ABOUT THIS EXERCISE:
Every line below that holds the string "npix" should be copied.

▼

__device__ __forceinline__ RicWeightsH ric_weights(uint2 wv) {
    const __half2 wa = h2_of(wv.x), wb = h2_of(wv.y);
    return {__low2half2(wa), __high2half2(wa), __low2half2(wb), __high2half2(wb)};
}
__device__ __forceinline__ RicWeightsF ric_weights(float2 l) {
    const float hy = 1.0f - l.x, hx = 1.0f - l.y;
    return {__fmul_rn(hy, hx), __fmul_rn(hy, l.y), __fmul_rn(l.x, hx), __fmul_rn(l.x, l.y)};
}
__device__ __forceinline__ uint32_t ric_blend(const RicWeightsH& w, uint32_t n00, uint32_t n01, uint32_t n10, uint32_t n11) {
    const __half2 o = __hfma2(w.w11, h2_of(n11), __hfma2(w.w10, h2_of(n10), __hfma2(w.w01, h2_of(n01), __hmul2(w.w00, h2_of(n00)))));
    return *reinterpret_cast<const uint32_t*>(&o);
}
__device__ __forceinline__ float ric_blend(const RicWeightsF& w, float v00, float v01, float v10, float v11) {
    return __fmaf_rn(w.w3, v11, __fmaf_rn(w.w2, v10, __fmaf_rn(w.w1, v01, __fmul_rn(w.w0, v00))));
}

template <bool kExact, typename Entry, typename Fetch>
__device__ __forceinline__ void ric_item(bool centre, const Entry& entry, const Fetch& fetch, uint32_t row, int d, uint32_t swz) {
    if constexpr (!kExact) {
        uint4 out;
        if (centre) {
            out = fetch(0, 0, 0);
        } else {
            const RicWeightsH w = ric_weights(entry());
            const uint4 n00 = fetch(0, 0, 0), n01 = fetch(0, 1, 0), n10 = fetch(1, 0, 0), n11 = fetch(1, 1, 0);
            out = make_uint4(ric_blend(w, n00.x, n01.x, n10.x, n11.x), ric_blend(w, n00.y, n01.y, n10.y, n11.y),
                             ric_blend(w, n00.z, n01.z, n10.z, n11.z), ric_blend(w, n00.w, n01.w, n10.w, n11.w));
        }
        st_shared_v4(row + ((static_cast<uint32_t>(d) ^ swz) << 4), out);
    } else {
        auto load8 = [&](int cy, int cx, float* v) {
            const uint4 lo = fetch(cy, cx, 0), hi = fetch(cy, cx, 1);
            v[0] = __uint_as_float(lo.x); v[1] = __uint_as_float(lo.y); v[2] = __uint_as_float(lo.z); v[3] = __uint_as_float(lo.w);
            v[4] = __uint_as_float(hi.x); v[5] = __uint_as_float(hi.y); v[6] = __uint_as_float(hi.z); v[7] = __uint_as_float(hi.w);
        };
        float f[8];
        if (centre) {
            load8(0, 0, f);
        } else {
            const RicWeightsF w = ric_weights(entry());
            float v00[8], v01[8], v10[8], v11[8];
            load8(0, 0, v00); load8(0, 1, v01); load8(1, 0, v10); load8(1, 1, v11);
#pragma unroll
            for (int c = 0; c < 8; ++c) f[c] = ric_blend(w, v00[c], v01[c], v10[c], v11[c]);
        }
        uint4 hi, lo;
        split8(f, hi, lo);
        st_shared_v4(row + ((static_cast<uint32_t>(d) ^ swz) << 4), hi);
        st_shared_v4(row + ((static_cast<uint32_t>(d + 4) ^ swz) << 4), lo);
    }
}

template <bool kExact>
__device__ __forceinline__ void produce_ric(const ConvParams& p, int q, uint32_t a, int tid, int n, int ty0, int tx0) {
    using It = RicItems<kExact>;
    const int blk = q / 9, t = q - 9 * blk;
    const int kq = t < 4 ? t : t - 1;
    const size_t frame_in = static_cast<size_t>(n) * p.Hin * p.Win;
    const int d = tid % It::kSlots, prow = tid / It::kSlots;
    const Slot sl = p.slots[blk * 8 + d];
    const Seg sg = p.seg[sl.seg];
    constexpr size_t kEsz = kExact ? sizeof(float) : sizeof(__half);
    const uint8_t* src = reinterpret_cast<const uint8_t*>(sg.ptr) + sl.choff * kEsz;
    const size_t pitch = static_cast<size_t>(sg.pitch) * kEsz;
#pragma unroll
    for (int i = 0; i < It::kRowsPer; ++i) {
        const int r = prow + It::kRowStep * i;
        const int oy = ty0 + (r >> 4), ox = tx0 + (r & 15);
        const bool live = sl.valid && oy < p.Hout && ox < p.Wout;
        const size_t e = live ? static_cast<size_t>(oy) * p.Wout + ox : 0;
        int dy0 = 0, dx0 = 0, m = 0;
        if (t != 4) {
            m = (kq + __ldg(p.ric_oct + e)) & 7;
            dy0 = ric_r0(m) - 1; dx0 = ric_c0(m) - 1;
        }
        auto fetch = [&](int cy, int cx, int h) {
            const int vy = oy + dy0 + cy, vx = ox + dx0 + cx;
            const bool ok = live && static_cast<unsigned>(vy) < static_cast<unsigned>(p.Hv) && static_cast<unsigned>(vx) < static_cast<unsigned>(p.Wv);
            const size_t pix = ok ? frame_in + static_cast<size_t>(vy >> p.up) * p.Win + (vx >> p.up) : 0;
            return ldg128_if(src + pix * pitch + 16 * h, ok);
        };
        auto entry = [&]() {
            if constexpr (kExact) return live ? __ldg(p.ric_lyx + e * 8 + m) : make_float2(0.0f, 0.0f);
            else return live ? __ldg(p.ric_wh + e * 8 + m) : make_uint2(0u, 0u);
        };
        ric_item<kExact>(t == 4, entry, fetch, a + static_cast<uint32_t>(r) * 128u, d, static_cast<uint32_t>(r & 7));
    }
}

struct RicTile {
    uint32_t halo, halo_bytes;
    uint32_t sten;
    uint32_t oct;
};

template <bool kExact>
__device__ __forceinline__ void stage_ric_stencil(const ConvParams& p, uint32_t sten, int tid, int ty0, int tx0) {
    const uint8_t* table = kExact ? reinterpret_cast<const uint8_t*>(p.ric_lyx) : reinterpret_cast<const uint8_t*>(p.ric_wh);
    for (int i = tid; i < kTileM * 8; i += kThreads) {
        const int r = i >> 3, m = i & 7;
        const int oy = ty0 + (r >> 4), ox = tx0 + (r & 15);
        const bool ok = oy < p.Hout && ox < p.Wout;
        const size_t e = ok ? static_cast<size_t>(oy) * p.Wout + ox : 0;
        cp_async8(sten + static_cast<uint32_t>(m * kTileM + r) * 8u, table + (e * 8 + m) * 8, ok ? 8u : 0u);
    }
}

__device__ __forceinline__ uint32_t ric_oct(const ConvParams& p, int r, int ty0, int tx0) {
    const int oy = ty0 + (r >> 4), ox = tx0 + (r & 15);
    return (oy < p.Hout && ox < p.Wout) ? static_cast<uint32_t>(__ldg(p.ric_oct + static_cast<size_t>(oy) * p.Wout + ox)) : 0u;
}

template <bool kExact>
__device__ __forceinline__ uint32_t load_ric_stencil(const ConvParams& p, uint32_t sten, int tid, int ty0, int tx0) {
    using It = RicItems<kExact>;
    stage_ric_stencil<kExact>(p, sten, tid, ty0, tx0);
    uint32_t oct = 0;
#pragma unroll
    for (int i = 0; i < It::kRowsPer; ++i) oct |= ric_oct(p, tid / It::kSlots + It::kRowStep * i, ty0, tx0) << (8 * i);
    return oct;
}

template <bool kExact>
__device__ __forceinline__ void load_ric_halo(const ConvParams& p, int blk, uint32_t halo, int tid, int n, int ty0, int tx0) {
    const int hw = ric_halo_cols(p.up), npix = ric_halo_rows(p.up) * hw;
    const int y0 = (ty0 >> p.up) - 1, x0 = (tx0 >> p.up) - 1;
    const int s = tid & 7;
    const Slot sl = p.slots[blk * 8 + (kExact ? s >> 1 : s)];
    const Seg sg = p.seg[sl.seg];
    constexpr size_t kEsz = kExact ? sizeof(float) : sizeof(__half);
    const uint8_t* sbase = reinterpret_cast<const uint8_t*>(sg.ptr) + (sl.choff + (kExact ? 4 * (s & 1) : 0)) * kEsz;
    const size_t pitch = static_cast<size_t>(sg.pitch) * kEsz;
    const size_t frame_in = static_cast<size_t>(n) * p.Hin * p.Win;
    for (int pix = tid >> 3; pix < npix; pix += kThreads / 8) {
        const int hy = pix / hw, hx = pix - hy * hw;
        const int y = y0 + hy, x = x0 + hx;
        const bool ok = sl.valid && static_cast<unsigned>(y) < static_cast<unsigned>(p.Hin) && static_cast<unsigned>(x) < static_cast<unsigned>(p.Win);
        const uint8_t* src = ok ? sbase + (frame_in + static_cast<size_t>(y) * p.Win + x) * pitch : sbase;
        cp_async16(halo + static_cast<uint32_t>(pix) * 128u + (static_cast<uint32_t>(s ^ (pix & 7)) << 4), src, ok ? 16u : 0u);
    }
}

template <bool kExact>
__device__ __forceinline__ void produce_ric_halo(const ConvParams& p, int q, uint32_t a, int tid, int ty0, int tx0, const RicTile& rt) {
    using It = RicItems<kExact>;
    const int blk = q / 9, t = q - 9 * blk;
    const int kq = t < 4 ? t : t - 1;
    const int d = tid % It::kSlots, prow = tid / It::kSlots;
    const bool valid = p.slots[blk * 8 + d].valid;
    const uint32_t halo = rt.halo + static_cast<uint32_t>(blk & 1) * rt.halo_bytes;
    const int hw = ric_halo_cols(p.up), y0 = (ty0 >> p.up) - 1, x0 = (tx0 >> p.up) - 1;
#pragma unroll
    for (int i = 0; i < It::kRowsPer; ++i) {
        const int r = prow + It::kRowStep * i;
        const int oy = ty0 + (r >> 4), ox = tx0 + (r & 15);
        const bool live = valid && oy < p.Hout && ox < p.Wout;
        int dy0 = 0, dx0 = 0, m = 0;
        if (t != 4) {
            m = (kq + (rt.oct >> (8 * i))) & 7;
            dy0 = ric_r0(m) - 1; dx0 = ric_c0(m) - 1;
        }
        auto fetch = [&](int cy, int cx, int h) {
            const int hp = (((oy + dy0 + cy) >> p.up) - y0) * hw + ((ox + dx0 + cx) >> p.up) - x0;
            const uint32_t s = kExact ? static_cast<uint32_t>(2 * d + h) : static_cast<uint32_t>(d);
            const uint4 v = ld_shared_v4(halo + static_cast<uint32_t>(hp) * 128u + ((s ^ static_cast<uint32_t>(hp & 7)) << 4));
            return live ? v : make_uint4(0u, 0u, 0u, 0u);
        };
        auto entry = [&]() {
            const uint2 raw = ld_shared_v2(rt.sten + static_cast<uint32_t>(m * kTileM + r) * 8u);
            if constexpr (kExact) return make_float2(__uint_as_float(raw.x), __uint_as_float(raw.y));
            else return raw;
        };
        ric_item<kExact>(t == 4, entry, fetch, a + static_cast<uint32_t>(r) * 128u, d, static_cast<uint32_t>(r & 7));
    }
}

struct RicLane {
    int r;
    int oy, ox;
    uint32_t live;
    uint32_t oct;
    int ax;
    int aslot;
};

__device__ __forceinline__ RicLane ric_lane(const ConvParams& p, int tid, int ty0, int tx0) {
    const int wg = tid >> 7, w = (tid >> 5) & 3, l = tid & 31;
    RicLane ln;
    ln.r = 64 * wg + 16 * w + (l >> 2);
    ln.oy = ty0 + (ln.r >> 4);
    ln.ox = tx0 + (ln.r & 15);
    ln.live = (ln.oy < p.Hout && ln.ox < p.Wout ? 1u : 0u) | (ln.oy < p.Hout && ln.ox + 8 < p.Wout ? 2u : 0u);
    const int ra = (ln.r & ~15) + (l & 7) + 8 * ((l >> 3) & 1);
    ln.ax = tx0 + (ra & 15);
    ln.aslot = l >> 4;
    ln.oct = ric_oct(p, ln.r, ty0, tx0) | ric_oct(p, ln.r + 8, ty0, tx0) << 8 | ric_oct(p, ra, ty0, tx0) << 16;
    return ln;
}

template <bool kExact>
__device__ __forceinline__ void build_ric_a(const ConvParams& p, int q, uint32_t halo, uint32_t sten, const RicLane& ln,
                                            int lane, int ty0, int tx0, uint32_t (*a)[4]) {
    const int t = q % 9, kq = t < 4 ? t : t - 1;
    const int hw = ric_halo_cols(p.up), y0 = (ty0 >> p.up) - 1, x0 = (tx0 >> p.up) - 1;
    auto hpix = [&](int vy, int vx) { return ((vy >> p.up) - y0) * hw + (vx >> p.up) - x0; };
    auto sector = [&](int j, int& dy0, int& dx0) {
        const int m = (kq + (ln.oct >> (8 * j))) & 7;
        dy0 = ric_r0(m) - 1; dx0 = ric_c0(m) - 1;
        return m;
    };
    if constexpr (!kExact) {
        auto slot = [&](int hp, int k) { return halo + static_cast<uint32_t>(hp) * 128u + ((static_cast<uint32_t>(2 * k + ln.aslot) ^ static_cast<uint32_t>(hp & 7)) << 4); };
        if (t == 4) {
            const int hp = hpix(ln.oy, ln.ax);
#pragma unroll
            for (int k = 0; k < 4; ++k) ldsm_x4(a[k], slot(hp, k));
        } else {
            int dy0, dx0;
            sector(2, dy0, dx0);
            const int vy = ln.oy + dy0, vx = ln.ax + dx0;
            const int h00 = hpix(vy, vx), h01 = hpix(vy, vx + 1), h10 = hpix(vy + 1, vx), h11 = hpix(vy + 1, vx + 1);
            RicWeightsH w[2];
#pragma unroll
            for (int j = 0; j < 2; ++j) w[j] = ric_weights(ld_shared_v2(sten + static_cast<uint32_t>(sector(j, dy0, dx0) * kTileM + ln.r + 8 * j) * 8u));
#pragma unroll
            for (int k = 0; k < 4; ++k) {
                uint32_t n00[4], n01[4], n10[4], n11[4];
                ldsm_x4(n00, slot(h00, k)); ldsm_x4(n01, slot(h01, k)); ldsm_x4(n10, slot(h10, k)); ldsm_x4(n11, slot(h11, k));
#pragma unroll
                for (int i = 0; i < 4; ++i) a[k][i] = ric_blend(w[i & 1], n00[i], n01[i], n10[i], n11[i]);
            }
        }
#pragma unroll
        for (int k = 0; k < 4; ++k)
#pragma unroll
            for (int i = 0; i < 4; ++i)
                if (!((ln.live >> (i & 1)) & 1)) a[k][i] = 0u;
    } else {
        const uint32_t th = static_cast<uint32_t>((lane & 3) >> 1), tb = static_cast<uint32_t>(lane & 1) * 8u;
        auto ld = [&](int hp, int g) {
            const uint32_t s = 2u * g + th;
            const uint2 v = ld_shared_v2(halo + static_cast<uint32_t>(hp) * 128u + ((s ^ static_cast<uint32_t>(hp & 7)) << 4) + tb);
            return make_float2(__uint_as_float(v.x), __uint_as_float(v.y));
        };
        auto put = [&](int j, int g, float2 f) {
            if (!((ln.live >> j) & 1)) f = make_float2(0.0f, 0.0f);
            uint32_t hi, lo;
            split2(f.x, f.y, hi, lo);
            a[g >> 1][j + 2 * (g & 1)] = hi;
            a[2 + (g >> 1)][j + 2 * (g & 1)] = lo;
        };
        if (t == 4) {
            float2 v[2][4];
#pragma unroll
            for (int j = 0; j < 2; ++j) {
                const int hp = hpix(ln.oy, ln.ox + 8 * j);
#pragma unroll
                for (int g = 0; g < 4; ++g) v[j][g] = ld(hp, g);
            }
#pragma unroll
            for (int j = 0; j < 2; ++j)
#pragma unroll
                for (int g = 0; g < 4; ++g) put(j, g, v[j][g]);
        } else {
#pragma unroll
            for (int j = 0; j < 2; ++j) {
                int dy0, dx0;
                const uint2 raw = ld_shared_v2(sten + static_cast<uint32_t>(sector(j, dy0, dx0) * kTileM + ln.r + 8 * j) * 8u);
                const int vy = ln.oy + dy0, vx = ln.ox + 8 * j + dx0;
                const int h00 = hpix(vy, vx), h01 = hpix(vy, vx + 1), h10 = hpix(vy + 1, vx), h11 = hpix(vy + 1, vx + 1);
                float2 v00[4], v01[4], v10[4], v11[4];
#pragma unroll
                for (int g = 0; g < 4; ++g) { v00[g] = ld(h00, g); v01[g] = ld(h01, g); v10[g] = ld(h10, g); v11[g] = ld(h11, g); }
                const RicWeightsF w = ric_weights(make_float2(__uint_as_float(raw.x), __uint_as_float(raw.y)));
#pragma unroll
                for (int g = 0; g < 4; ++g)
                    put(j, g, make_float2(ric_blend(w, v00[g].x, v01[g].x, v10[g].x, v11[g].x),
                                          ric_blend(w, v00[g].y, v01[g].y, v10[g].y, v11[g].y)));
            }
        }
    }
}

▲

SOLUTION FOR THIS EXERCISE:
    const int hw = ric_halo_cols(p.up), npix = ric_halo_rows(p.up) * hw;
    for (int pix = tid >> 3; pix < npix; pix += kThreads / 8) {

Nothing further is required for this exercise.